Para Daniel Esteban Cicero, funcionário da Agência Nacional de Cinema desde julho do ano passado, parar de trabalhar como professor de educação física e tentar a sorte na disputa por uma vaga pública foi uma decisão em conjunto com a mulher, funcionária de uma multinacional de cosméticos. Ela precisou arcar com todas as despesas do casal durante os quase 3 anos em que ele ficou estudando. O esforço foi recompensado com um salário de R$ 9 mil e com mais tempo para a vida social e familiar.

- Eu queria ganhar melhor e a educação física é uma profissão de curto prazo, porque quando se chega numa certa idade, quase sempre, o mercado te descarta. Começei a pensar em outras alternativas e decidi por prestar concurso. Foi um projeto meu e da minha mulher. Conversamos e estabelecemos que íamos nos provar de algumas coisas durante um tempo, para ter uma situação melhor. No período em que estive estudando, 85% da renda da casa vinha do trabalho dela, conta.

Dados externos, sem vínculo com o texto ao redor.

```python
class _Block(nn.Module):
# ... 47 lines not shown
        super().__init__()
        if not self.supports(model):
            raise ValueError('FusedRetinaNet supports a single ResNet-FPN backbone')
        fpn = next(iter(model.backbones.values()))
        net = fpn.features
        self.dtype = dtype
        self.model = [model]
        self.stem = _Conv(net.conv1, net.bn1, True, dtype)
        self.stem_s2d = None
        c1 = net.conv1
        if (tuple(c1.kernel_size), tuple(c1.stride), tuple(c1.padding), c1.in_channels, c1.groups) == ((7, 7), (2, 2), (3, 3), 3, 1) \
                and dtype in (torch.bfloat16, torch.float16):
            w = self.stem.weight.float()
            w4 = stem_space_to_depth_weights(w)
            self.register_buffer('stem_w4', w4.to(dtype).contiguous(memory_format=torch.channels_last))
            self.register_buffer('stem_zero_bias', torch.zeros(w.shape[0], dtype=dtype, device=w.device))
            self.stem_s2d = {}
        self.stem_learned = False
        self.layers = nn.ModuleList([nn.ModuleList([_Block(b, dtype) for b in layer])
                                     for layer in (net.layer1, net.layer2, net.layer3, net.layer4)])
        blocks = [b for layer in self.layers for b in layer]
        self._seams = {a: b for a, b in zip(blocks, blocks[1:]) if a.seam_to(b, dtype)}
        self.seam_fusion = os.environ.get('ODTK_SEAM_FUSION', '1') != '0'
        self.outputs = list(net.outputs)
        self.lateral = nn.ModuleList([_Conv(fpn.lateral3, None, False, dtype), _Conv(fpn.lateral4, None, False, dtype),
                                      _Conv(fpn.lateral5, None, False, dtype)])
        self.smooth = nn.ModuleList([_Conv(fpn.smooth3, None, False, dtype), _Conv(fpn.smooth4, None, False, dtype),
                                     _Conv(fpn.smooth5, None, False, dtype)])
        self.pyramid6 = _Conv(fpn.pyramid6, None, False, dtype)
        self.pyramid7 = _Conv(fpn.pyramid7, None, False, dtype)

        def head(seq):
            convs = [m for m in seq if isinstance(m, nn.Conv2d)]
            return nn.ModuleList([_Conv(c, None, i + 1 < len(convs), dtype) for i, c in enumerate(convs)])

        self.cls_head = head(model.cls_head)
        self.box_head = head(model.box_head)
        self.level_streams = True
        self.pyramid_canvas = os.environ.get('ODTK_PYRAMID_CANVAS', '1') != '0'
        self._streams = None
        self.tower_plan = 0
        self._planned = set()
        self._loaded_geometries = set()
        self._plan_file_seen = False
        self.libraries_taken = None
        self.max_plans = 4
        self._graphs = {}
        self._thresholds = {}
        self.max_graphs = 8

    def _stem_direct(self, x):
        x = x.to(self.dtype).contiguous(memory_format=torch.channels_last)
        return self.stem.conv_then_pool(x)

    def _stem_packed(self, x):
        xs = _C.stem_pack(x, self.dtype)
        y = _C.conv_bias_act(xs, self.stem_w4, self.stem_zero_bias, 1, ((2, 1), (2, 1)), False)
        return _C.bias_act_maxpool(y, self.stem.bias, self.stem.relu)

    def _stem(self, x):
        if (self.stem_s2d is not None and _Conv.use_conv_library and x.is_cuda and x.dim() == 4 and x.shape[1] == 3
                and x.shape[2] % 2 == 0 and x.shape[3] % 2 == 0 and x.dtype in _C._DTYPES and _C.conv_available()
                and (x.is_contiguous() or x.is_contiguous(memory_format=torch.channels_last))):
            key = (tuple(x.shape), x.dtype, x.is_contiguous())
            route = self.stem_s2d.get(key)
            if route is None and _Conv.route_mode != 'auto':
                route = self.stem_s2d[key] = (_Conv.route_mode == 'library', None, None)
            if route is None and _planning() and not torch.cuda.is_current_stream_capturing():
                route = self.stem_s2d[key] = self.stem._measure(x, self._stem_direct, self._stem_packed)
                self.stem_learned = route[0]
            if route[0] if route is not None else self.stem_learned:
                try:
# ... 123 lines not shown
                e = torch.cuda.Event()
                e.record(stream)
                done.append(e)
        for i in mine:
            unit(i)
        for e in done:
            main.wait_event(e)
        return [o[0] for o in out], [o[1] for o in out]

    def heads(self, x):
        with torch.autocast(x.device.type, enabled=False):
            return self._towers(self.features(x), True)

    def heads_without_last_bias(self, x):
        with torch.autocast(x.device.type, enabled=False):
            cls, box = self._towers(self.features(x), False)
        return cls, box, self.cls_head[-1].bias, self.box_head[-1].bias

    @torch.no_grad()
    def replay(self, x):
        m = self.model[0]
        bias = self.cls_head[-1].bias
        key = (tuple(x.shape), x.dtype, x.device, x.is_contiguous(memory_format=torch.channels_last),
               m.threshold, m.top_n, m.nms, m.detections, self.level_streams, self.tower_plan, self.pyramid_canvas, self.seam_fusion, bias.data_ptr(), bias._version,
               tuple(sorted(m.soft_nms.items())) if getattr(m, 'soft_nms', None) is not None else None,
               getattr(m, 'box_voting', None))
        if getattr(m, 'tta', None) is not None:
            raise RuntimeError('FusedRetinaNet.replay is not available with Model.tta (two passes of the engine)')
        if getattr(m, 'tile', None) is not None:
            raise RuntimeError('FusedRetinaNet.replay is not available with Model.tile (several passes of the engine)')
        entry = self._graphs.get(key)
        if entry is None:
            static_x = torch.empty_like(x)
            static_x.copy_(x)
            side = torch.cuda.Stream(x.device)
            side.wait_stream(torch.cuda.current_stream(x.device))
            with torch.cuda.stream(side):
                for _ in range(2):
                    self.forward(static_x)
            torch.cuda.current_stream(x.device).wait_stream(side)
            graph = torch.cuda.CUDAGraph()
            with torch.cuda.graph(graph):
                out = self.forward(static_x)
            while len(self._graphs) >= self.max_graphs:
                self._graphs.pop(next(iter(self._graphs)))
            entry = self._graphs[key] = (graph, static_x, out, tuple(self._thresholds.values()))
        graph, static_x, out = entry[:3]
# ... 131 lines not shown
```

Cicero diz que ter tempo livre para estudar fez bastante diferença nessa empreitada:

- fiz vários cursinhos preparatórios, que são muito importantes, mas, na minha opinião, o estudo em cas é o que mais pesa para a aprovação. Estudava de 8 a 10 horas por dia, inclusive aos sábados. A noite ia para o curso. Concurso depende de inteligência e sim de determinação. Não dá para estudar mais ou menos, porque a concorrencia é enorme. Tem que abrir mão de sair, de praia no fim de semana, de lazer, para depois colher os frutos.